## AIM OF THE EXERCISE
Your reply should be made up of every line in the records below that holds the string "continue".

## DATA TO PROCESS
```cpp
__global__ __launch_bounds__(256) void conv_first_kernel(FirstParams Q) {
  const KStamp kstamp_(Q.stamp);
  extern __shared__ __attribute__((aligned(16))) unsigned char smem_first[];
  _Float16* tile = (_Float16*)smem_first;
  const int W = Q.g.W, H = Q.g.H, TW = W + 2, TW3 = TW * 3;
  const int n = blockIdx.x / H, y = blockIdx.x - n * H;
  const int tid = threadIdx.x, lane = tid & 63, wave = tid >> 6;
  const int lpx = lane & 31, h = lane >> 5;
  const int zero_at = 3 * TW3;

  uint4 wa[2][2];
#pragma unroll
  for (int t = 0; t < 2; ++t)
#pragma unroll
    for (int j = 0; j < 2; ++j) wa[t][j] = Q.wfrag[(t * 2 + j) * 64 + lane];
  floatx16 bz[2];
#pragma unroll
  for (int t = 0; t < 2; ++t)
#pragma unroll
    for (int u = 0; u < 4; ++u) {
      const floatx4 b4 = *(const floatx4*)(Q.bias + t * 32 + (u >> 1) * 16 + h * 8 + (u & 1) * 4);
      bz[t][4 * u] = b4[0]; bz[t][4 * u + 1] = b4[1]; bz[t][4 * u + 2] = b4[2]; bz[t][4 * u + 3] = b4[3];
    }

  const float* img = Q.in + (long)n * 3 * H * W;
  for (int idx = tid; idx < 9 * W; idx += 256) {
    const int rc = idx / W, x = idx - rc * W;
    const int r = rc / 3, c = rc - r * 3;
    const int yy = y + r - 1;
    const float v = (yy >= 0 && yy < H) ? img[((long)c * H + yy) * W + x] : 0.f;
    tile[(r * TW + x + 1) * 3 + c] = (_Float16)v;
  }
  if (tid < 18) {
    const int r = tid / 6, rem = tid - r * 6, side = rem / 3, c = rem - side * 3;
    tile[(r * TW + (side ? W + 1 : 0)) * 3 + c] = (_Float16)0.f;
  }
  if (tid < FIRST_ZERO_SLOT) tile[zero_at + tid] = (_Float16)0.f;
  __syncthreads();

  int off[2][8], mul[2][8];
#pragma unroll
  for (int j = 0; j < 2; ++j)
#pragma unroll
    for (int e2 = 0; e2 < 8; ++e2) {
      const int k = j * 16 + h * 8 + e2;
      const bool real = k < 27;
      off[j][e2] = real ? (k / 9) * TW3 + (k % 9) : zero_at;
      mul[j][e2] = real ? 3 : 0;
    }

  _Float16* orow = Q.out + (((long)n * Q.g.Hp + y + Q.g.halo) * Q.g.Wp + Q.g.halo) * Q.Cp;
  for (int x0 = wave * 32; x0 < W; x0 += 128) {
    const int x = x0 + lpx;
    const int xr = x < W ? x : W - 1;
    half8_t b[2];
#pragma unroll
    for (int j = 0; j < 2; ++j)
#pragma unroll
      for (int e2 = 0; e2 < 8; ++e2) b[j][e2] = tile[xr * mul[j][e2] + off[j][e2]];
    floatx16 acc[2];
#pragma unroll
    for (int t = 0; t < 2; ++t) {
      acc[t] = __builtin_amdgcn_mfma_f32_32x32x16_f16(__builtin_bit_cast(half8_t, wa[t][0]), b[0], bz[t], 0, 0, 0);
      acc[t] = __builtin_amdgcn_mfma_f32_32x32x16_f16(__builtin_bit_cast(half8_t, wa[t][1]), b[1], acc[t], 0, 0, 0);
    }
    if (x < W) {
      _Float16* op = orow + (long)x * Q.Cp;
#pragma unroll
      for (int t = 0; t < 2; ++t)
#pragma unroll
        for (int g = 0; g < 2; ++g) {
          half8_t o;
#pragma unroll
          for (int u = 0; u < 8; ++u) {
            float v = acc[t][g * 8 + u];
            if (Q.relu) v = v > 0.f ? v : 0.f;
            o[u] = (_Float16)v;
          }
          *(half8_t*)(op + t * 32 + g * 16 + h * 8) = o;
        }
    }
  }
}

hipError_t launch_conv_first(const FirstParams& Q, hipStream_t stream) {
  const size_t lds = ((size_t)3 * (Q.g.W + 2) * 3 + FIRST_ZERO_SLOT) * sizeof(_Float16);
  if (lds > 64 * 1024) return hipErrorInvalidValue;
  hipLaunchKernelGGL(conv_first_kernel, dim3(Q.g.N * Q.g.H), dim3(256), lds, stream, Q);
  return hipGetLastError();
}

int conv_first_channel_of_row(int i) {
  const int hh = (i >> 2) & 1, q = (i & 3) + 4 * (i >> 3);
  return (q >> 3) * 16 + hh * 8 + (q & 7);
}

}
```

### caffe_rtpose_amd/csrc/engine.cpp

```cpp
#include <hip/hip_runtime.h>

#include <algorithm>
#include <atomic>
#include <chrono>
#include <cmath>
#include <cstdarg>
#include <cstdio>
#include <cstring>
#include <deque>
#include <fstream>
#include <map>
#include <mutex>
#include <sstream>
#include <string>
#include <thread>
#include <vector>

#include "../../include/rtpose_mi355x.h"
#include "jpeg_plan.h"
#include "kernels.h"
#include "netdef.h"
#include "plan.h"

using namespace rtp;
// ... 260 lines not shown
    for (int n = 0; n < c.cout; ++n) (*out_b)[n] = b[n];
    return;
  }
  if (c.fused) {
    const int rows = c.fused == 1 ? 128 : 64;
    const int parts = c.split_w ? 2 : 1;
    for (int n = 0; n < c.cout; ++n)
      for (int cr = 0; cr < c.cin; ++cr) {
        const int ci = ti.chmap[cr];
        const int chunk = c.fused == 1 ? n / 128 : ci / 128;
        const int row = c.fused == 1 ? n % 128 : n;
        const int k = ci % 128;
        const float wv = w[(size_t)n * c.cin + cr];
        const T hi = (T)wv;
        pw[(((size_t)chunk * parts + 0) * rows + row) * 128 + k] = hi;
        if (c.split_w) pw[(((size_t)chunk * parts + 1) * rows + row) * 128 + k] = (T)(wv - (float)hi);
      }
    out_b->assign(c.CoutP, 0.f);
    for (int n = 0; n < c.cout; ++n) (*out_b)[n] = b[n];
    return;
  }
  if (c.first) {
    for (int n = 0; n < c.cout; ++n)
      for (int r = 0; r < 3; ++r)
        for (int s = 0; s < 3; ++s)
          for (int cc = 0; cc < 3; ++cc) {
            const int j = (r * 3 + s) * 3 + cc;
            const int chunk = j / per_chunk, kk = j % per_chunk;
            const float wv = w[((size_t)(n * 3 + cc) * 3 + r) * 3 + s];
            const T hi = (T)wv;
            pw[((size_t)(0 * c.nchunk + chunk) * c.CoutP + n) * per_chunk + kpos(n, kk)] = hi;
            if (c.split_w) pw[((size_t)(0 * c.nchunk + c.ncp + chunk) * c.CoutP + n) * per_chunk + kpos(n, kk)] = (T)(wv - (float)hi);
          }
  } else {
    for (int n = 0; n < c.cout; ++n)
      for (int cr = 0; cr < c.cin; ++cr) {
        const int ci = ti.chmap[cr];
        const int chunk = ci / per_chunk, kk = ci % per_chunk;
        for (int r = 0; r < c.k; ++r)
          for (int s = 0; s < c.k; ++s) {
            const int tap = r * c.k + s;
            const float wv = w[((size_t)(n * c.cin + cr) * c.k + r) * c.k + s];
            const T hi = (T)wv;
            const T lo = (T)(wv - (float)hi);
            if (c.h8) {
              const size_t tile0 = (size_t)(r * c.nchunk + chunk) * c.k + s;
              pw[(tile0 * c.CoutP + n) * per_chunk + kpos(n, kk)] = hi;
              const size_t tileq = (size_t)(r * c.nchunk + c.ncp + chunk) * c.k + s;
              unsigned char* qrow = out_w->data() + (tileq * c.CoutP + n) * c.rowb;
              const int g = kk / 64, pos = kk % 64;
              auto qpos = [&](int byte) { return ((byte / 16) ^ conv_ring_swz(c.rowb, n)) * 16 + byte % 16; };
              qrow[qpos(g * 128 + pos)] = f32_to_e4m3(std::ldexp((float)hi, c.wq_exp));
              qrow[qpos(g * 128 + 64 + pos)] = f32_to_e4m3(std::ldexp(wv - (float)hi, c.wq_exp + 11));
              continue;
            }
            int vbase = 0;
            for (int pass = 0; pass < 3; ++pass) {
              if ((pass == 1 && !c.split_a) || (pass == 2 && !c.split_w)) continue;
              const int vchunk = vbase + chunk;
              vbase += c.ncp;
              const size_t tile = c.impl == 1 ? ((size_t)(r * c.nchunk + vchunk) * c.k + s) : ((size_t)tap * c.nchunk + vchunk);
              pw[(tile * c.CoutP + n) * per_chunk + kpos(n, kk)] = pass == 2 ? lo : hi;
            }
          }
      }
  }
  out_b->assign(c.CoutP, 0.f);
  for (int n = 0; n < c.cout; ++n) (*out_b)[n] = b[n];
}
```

## TASK SOLUTION
              continue;
              if ((pass == 1 && !c.split_a) || (pass == 2 && !c.split_w)) continue;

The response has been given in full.